* [Data to examine]
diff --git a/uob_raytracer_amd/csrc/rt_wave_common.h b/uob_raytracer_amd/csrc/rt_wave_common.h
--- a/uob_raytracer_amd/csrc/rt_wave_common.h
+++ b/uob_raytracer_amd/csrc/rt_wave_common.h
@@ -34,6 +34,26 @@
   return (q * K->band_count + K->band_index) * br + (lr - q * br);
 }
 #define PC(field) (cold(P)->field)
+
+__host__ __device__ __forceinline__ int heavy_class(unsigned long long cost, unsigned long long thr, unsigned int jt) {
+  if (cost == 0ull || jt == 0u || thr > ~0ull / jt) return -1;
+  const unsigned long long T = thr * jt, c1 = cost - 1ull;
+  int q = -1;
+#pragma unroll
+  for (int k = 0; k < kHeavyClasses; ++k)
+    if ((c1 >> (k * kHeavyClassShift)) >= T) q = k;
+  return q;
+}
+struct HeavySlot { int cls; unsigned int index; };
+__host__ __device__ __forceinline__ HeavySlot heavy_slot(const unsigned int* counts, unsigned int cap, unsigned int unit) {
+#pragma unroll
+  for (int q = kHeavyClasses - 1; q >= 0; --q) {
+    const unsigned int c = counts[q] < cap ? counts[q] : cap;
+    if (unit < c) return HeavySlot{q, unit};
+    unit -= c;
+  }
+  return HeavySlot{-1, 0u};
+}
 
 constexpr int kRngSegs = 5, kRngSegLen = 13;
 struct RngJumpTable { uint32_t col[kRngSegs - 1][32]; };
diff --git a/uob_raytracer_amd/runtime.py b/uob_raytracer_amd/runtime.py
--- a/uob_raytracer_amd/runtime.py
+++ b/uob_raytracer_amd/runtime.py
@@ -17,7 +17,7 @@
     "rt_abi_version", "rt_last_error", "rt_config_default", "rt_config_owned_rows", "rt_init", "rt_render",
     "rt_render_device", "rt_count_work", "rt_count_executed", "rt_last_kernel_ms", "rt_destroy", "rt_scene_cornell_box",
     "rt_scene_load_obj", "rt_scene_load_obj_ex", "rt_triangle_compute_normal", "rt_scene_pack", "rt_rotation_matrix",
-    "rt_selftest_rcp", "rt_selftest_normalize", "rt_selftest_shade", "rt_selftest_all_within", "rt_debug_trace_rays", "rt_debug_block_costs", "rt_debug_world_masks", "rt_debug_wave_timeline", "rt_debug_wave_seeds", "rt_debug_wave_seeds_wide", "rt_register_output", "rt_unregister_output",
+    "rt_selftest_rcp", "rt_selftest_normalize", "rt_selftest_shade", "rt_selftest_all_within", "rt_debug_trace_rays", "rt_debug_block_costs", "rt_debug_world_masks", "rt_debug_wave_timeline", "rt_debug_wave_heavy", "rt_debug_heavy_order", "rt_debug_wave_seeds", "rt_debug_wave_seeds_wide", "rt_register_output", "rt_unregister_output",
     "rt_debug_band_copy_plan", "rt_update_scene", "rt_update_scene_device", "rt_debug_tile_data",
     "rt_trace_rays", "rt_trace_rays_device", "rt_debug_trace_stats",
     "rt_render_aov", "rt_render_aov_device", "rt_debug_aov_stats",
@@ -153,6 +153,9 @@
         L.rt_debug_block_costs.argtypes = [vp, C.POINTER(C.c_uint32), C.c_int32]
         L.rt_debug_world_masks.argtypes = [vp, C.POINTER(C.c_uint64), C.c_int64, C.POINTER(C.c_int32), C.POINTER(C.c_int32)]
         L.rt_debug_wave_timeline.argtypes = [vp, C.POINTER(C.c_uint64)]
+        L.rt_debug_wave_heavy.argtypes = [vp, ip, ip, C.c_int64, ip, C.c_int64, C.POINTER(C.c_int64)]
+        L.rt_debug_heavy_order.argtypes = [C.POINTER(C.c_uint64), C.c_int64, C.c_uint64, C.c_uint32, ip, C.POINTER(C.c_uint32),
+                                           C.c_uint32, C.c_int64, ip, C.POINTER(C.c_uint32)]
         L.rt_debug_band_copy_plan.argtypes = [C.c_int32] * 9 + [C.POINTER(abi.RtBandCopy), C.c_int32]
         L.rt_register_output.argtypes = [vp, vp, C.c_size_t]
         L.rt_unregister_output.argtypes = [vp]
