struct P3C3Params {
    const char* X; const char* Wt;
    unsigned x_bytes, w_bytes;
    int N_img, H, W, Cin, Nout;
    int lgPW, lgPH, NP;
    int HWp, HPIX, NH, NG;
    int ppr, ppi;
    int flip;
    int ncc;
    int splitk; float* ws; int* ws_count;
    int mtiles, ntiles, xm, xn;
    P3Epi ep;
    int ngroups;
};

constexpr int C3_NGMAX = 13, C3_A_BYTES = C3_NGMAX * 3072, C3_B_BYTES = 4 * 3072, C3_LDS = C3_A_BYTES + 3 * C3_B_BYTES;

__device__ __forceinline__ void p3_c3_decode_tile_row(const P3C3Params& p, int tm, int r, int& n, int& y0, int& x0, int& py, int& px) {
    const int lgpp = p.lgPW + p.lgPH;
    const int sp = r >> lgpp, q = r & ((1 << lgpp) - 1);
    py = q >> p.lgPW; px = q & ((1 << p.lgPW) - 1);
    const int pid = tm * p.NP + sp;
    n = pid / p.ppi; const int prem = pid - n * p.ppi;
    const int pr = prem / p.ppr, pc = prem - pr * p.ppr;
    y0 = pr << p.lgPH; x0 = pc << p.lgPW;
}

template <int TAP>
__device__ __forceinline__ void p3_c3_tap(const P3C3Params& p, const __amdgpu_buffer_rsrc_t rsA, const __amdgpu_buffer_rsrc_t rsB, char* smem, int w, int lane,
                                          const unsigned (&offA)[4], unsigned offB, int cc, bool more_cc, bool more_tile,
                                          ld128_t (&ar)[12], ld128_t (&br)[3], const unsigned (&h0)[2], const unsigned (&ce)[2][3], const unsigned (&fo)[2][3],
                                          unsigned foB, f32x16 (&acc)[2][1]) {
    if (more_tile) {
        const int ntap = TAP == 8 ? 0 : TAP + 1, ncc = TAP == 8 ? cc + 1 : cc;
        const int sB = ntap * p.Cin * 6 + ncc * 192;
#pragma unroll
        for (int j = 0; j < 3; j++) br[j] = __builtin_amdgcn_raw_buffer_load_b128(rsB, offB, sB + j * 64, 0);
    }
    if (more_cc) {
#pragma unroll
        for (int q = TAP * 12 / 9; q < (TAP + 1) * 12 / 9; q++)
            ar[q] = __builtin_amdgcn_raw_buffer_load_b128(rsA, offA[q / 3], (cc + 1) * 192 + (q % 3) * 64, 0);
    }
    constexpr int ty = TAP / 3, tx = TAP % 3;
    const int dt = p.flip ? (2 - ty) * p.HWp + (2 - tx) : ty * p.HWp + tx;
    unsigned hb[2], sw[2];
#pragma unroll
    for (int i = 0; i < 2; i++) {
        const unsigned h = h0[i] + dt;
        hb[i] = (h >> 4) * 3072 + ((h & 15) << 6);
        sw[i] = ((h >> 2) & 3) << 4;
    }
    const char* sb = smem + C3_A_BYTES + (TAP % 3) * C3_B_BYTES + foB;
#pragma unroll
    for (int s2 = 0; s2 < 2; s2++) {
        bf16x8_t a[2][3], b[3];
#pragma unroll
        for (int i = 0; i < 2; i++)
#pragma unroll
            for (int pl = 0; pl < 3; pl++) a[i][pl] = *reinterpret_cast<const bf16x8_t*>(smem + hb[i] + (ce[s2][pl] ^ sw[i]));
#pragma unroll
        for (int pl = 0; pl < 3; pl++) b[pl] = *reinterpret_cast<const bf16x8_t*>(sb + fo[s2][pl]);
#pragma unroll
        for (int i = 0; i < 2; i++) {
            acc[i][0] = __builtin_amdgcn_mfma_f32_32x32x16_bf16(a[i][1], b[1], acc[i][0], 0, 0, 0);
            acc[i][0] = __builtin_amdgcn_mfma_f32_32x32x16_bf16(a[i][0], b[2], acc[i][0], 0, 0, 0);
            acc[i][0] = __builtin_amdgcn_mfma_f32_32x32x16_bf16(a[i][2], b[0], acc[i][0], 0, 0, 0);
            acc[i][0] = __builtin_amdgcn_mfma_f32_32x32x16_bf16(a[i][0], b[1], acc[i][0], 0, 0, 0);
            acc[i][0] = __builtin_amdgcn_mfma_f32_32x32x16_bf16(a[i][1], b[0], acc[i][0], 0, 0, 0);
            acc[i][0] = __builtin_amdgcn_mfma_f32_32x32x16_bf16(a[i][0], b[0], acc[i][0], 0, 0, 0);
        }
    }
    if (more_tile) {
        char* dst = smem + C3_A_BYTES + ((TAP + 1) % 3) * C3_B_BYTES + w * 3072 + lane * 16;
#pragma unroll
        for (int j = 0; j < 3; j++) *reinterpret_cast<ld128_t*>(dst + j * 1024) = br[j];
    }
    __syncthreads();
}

* [Task item] Check each line above for the string "struct" and copy every line that has it.

* [Written answer]
+struct HeavySlot { int cls; unsigned int index; };
 struct RngJumpTable { uint32_t col[kRngSegs - 1][32]; };
struct P3C3Params {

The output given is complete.